Filter these entries, keeping only lines that hold the word "SegLinHopsArgs".

[Stored items from a collection]
· · ·
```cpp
static int launch_gemm_nt_rows(const GemmArgs& a, hipStream_t s, bool top);
int launch_gemm_nt(const GemmArgs& a, hipStream_t s) { return launch_gemm_nt_rows(a, s, true); }
static int launch_gemm_nt_rows(const GemmArgs& a, hipStream_t s, bool top) {
    if (a.M == 0) return PFN_OK;
    int remv, nq;
    col_plan(a.ldc, remv, nq);
    if (a.ldc % 4) {
        set_error("gemm_nt: output row stride %d must be a multiple of 4", a.ldc);
        return PFN_EINVAL;
    }
    if (a.bias && a.rowscale) {
        set_error("gemm_nt: a GEMM takes a bias or a row-scaled bias, not both");
        return PFN_EINVAL;
    }
    double flops = 0.0, bytes = (double)a.ngroup * a.M * a.ncols * 4.0;
    std::vector<NtPiece> pieces;
    std::vector<int> last_steps;
    for (int t = 0; t < a.nterm; ++t) {
        const GemmTerm& tm = a.term[t];
        if (tm.lda % 4 != 0 || tm.lda < ((tm.K + 3) & ~3)) {
            set_error("gemm_nt: operand row stride %d must be a multiple of 4 and >= roundup(K=%d, 4)", tm.lda, tm.K);
// ... 152 lines not shown
            pieces[i1].lds_off = (int)(used / sizeof(float));
            used += piece_bytes(pieces[i1], tps);
            ++i1;
        }
        if (i1 == i0) {
            set_error("gemm_nt: a %d-row weight piece does not fit in LDS", pieces[i0].klen);
            return PFN_EINVAL;
        }
        k.npiece = (int)(i1 - i0);
        k.bias_lds_off = (int)(used / sizeof(float));
        k.kuni = pieces[i0].klen;
        k.klast = 1;
        for (size_t i = i0; i < i1; ++i) {
            if (pieces[i].klen != k.kuni) k.kuni = 0;
            if (last_steps[i] != 1) k.klast = 4;
        }
        bool here[8] = {false, false, false, false, false, false, false, false};
        for (size_t i = i0; i < i1; ++i) {
            k.piece[i - i0] = pieces[i];
            k.piece[i - i0].gl = pieces[i].group | ((i + 1 == i1 || pieces[i + 1].group != pieces[i].group) ? 256 : 0);
            here[pieces[i].group] = true;
        }
        for (int g = 0; g < 8; ++g) {
            bool later = false;
            for (size_t i = i1; i < pieces.size(); ++i) later |= pieces[i].group == g;
            k.gflags[g] = (seen[g] ? 1 : 0) | (later ? 2 : 0);
            seen[g] |= here[g];
        }
        int rc = PFN_EINVAL;
        const int var = pick_variant(k, CT);
        const size_t lb = used + bias_bytes;
        static const bool no_pair = diag_env("PFN_NO_NT_PAIR") != nullptr;
        const bool pair = !no_pair && CT == 1 && (var == 0 || var == 1) && k.npiece >= 3;
        if (pair) rc = var == 0 ? launch_variant<1, 0, true>(k, grid, lb, s) : launch_variant<1, 1, true>(k, grid, lb, s);
        static const bool no_ilf = diag_env("PFN_NO_NT_ILF") != nullptr;
        bool ilf = !no_ilf && CT == 2 && var == 0 && !a.gate && !a.resid && (a.act == ACT_NONE || a.act == ACT_RELU) && tps % 2 == 0 &&
                   nq % tps == 0 && a.ldc == 32 * nq + (remv > 0 ? 4 : 0);
        for (int i = 0; i < k.npiece; ++i) ilf = ilf && (k.piece[i].gl >> 8) != 0;
        for (int g = 0; g < 8; ++g) ilf = ilf && k.gflags[g] == 0;
        if (ilf) rc = launch_variant<2, 0, false, true>(k, grid, lb, s);
#define PFN_NT_CASE(CT_, V_) if (!pair && !ilf && CT == CT_ && var == V_) rc = launch_variant<CT_, V_>(k, grid, lb, s)
        PFN_NT_CASE(0, 0); PFN_NT_CASE(0, 1); PFN_NT_CASE(0, 2); PFN_NT_CASE(0, 3);
        PFN_NT_CASE(1, 0); PFN_NT_CASE(1, 1); PFN_NT_CASE(1, 2); PFN_NT_CASE(1, 3);
        PFN_NT_CASE(2, 0); PFN_NT_CASE(2, 1); PFN_NT_CASE(2, 2);
#undef PFN_NT_CASE
        if (var < 0) set_error("gemm_nt: no CT = %d kernel for this launch (kuni %d, nrem %d)", CT, k.kuni, k.nrem);
        if (rc != PFN_OK) return rc;
        i0 = i1;
    }
    return PFN_OK;
}

}
```

### poweflownet_amd/csrc/graph.hip

```cpp
#include <atomic>
#include <stdarg.h>
#include <stdio.h>
#include <stdlib.h>

#include <algorithm>

#include "pfn_internal.hpp"

namespace pfn {

static thread_local char g_err[512] = "";
void set_error(const char* fmt, ...) {
    va_list ap;
    va_start(ap, fmt);
    vsnprintf(g_err, sizeof(g_err), fmt, ap);
    va_end(ap);
}
const char* last_error() { return g_err; }

const char* diag_env(const char* name) { return getenv(name); }
int next_sweep_direction() {
    static const bool off = diag_env("PFN_NO_SERPENTINE") != nullptr;
    static thread_local unsigned n = 0;
    return off ? 0 : (int)(n++ & 1u);
}

int device_cus() {
    static std::atomic<int> cus[64];
    int dev = 0;
    if (hipGetDevice(&dev) != hipSuccess) return 256;
    std::atomic<int>& slot = cus[dev & 63];
    int v = slot.load(std::memory_order_relaxed);
    if (v == 0) {
        hipDeviceProp_t prop;
        v = (hipGetDeviceProperties(&prop, dev) == hipSuccess && prop.multiProcessorCount > 0) ? prop.multiProcessorCount : 256;
        slot.store(v, std::memory_order_relaxed);
    }
    return v;
}

int ensure_dynamic_lds(const void* kernel, int bytes, std::atomic<uint64_t>& done) {
    int dev = 0;
    PFN_CHECK_HIP(hipGetDevice(&dev));
    const uint64_t bit = 1ull << (dev & 63);
    if (done.load(std::memory_order_acquire) & bit) return PFN_OK;
    PFN_CHECK_HIP(hipFuncSetAttribute(kernel, hipFuncAttributeMaxDynamicSharedMemorySize, bytes));
    done.fetch_or(bit, std::memory_order_release);
    return PFN_OK;
}

GraphView graph_view(void* ws, int64_t n, int64_t e) {
    Carver c(ws);
    GraphView g;
// ... 408 lines not shown
```

### poweflownet_amd/csrc/pfn_internal.hpp

```cpp
#pragma once
#include <hip/hip_runtime.h>
#include <stddef.h>
#include <stdint.h>

#include <atomic>

#include "../../include/pfn_hip.h"
#include "device_prims.hpp"

namespace pfn {

void set_error(const char* fmt, ...);
#define PFN_CHECK_ARG(cond, ...)                 \
    do {                                         \
        if (!(cond)) {                           \
            ::pfn::set_error(__VA_ARGS__);       \
            return PFN_EINVAL;                   \
        }                                        \
    } while (0)
#define PFN_CHECK_HIP(expr)                                                              \
    do {                                                                                 \
        hipError_t e__ = (expr);                                                         \
        if (e__ != hipSuccess) {                                                         \
            ::pfn::set_error("%s failed: %s (%s:%d)", #expr, hipGetErrorString(e__), __FILE__, __LINE__); \
// ... 310 lines not shown
    const float* ea_out;
    const float* w1;
    float* dP;
    float* dQ;
    float* dWe_partial;
    int ldgo, fo, ld, h, fi;
    struct MseTail mse;
    const unsigned* gates = nullptr;
};
bool ea_seg_fit(int seg, int n, int fe, int ld, bool bwd);
bool front_seg_fit(int seg, int n, int h, int fe);
int launch_front_seg_fwd(const GraphView& g, const struct FrontFwdArgs& f, const PackJob* jobs, int njobs, uint64_t* rng_advance,
                         const SlotEa* slot_ea, int* stamp, int stamp_value, const float* ea, float* S, int seg, hipStream_t s);
int ea_seg_blocks(int seg, int n, int ld);
int launch_ea_seg_fwd(const GraphView& g, const EaSegFwdArgs& a, int seg, hipStream_t s);
int launch_ea_seg_bwd(const GraphView& g, const EaSegBwdArgs& a, int seg, hipStream_t s);

struct SegLinHopsArgs {
    const float* A0;
    const float* A1;
    const float* B0;
    const float* B1;
    const float* rowscale;
    const float* rowbias;
    const float* gate;
    const uint64_t* rng;
    float* y;
    float* xk;
    size_t stride;
    float gate_scale, p_drop;
    uint32_t rng_stream;
    int act, lda, K, ld, ncols, ldg, nhops;
    int adjt;
};
bool seg_lin_hops_fit(int seg, int n, int ld, int K, int ncols, int nhops, int nterm);
int launch_seg_lin_hops(const GraphView& g, const SegLinHopsArgs& a, int seg, hipStream_t s);


struct EdgeBwdArgs {
    const float* P;
    const float* Q;
    const float* dS;
    const float* edge_attr;
    const float* w1;
    float* dP;
    float* dQ;
    float* dWe_partial;
    float* grad_edge_attr;
    int ld, h, fi, fe;
    const float* gout = nullptr;
    const float* w2 = nullptr;
    int fo = 0;
    const unsigned* mask = nullptr;
    float* gea_tmp = nullptr;
};
int edge_bwd_dst_blocks(const GraphView& g, int ld);
int launch_edge_bwd(const GraphView& g, const EdgeBwdArgs& a, const int64_t* edge_index_unused, hipStream_t s);
int launch_edge_attr_grad(const GraphView& g, const EdgeBwdArgs& a, hipStream_t s);
struct DweJob {
    const float* partial;
    float* gw1;
    int nblocks, ldw, col0, pad_;
};
constexpr int DWE_MAX_JOBS = 16;
struct DweJobs { DweJob job[DWE_MAX_JOBS]; };
template <int LANES>
// ... 50 lines not shown
    const float* x;
    const void* mask;
    const float *wa, *ba, *wb, *bb, *w1, *b1;
    float *maskf, *me_h, *x0, *P, *Q;
    int* mask_counts = nullptr;
    unsigned* gates = nullptr;
};
int launch_front_fwd_pack(const FrontFwdArgs& f, const PackJob* jobs, int njobs, uint64_t* rng_advance, hipStream_t s,
                          const SlotEa* slot_ea = nullptr, int* stamp = nullptr, int stamp_value = 0);
int launch_front_bwd(int n, int h, int ldw1, const float* dP, const float* dQ, const float* me_h, const float* w1,
                     const float* wb, float* g0, float* dh, hipStream_t s);
size_t front_bwd_wg_scratch_floats(int n, int h);
int launch_front_bwd_wg(int n, int h, int ldw1, const float* dP, const float* dQ, const float* maskf, const float* w1, const float* wa,
                        const float* ba, const float* wb, float* g0, float* scratch, float* gwa, float* gba, float* gwb, float* gbb,
                        hipStream_t s, const int* stamp = nullptr, int stamp_want = 0);
int launch_front_meh(int n, int h, const void* mask, int mask_dtype, const float* wa, const float* ba, float* me_h, hipStream_t s);
int launch_front_pq(int n, int h, int ldw1, const float* x0, const float* w1, const float* b1, float* P, float* Q, hipStream_t s);

int launch_pad_rows(const float* src, int64_t ld_src, float* dst, int64_t ld_dst, int64_t rows, int64_t f,
                    hipStream_t s);
int launch_export_edge_gates(const GraphView& g, const float* P, const float* Q, const float* ea, const float* w1, int ld, int h, int fi,
                             int fe, uint8_t* out, hipStream_t s);
int launch_export_row_gates(int64_t n, int h, int ld, const float* y, int cm, uint8_t* out, hipStream_t s);

struct DropKey { uint32_t k0, k1, stream, off; };
__host__ __device__ __forceinline__ DropKey drop_key(uint64_t seed, uint64_t offset, uint32_t stream) {
    DropKey k;
    k.k0 = (uint32_t)seed;
    k.k1 = (uint32_t)(seed >> 32) ^ (uint32_t)(offset >> 32);
    k.stream = stream;
    k.off = (uint32_t)offset;
    return k;
}
__device__ __forceinline__ void philox4x32_10(uint32_t (&c)[4], uint32_t k0, uint32_t k1) {
#pragma unroll
    for (int r = 0; r < 10; ++r) {
        const uint64_t p0 = (uint64_t)0xD2511F53u * c[0], p1 = (uint64_t)0xCD9E8D57u * c[2];
        const uint32_t hi0 = (uint32_t)(p0 >> 32), lo0 = (uint32_t)p0;
        const uint32_t hi1 = (uint32_t)(p1 >> 32), lo1 = (uint32_t)p1;
        c[0] = hi1 ^ c[1] ^ k0;
        c[1] = lo1;
        c[2] = hi0 ^ c[3] ^ k1;
        c[3] = lo0;
        k0 += 0x9E3779B9u;
        k1 += 0xBB67AE85u;
    }
}
__device__ __forceinline__ void dropout_uniform4(const DropKey& k, uint32_t row, uint32_t cg, float (&u)[4]) {
    uint32_t c[4] = {row, cg, k.stream, k.off};
    philox4x32_10(c, k.k0, k.k1);
#pragma unroll
    for (int i = 0; i < 4; ++i) u[i] = (float)(c[i] >> 8) * (1.0f / 16777216.0f);
}

}
```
· · ·
**RESULT BELOW:**
struct SegLinHopsArgs {
int launch_seg_lin_hops(const GraphView& g, const SegLinHopsArgs& a, int seg, hipStream_t s);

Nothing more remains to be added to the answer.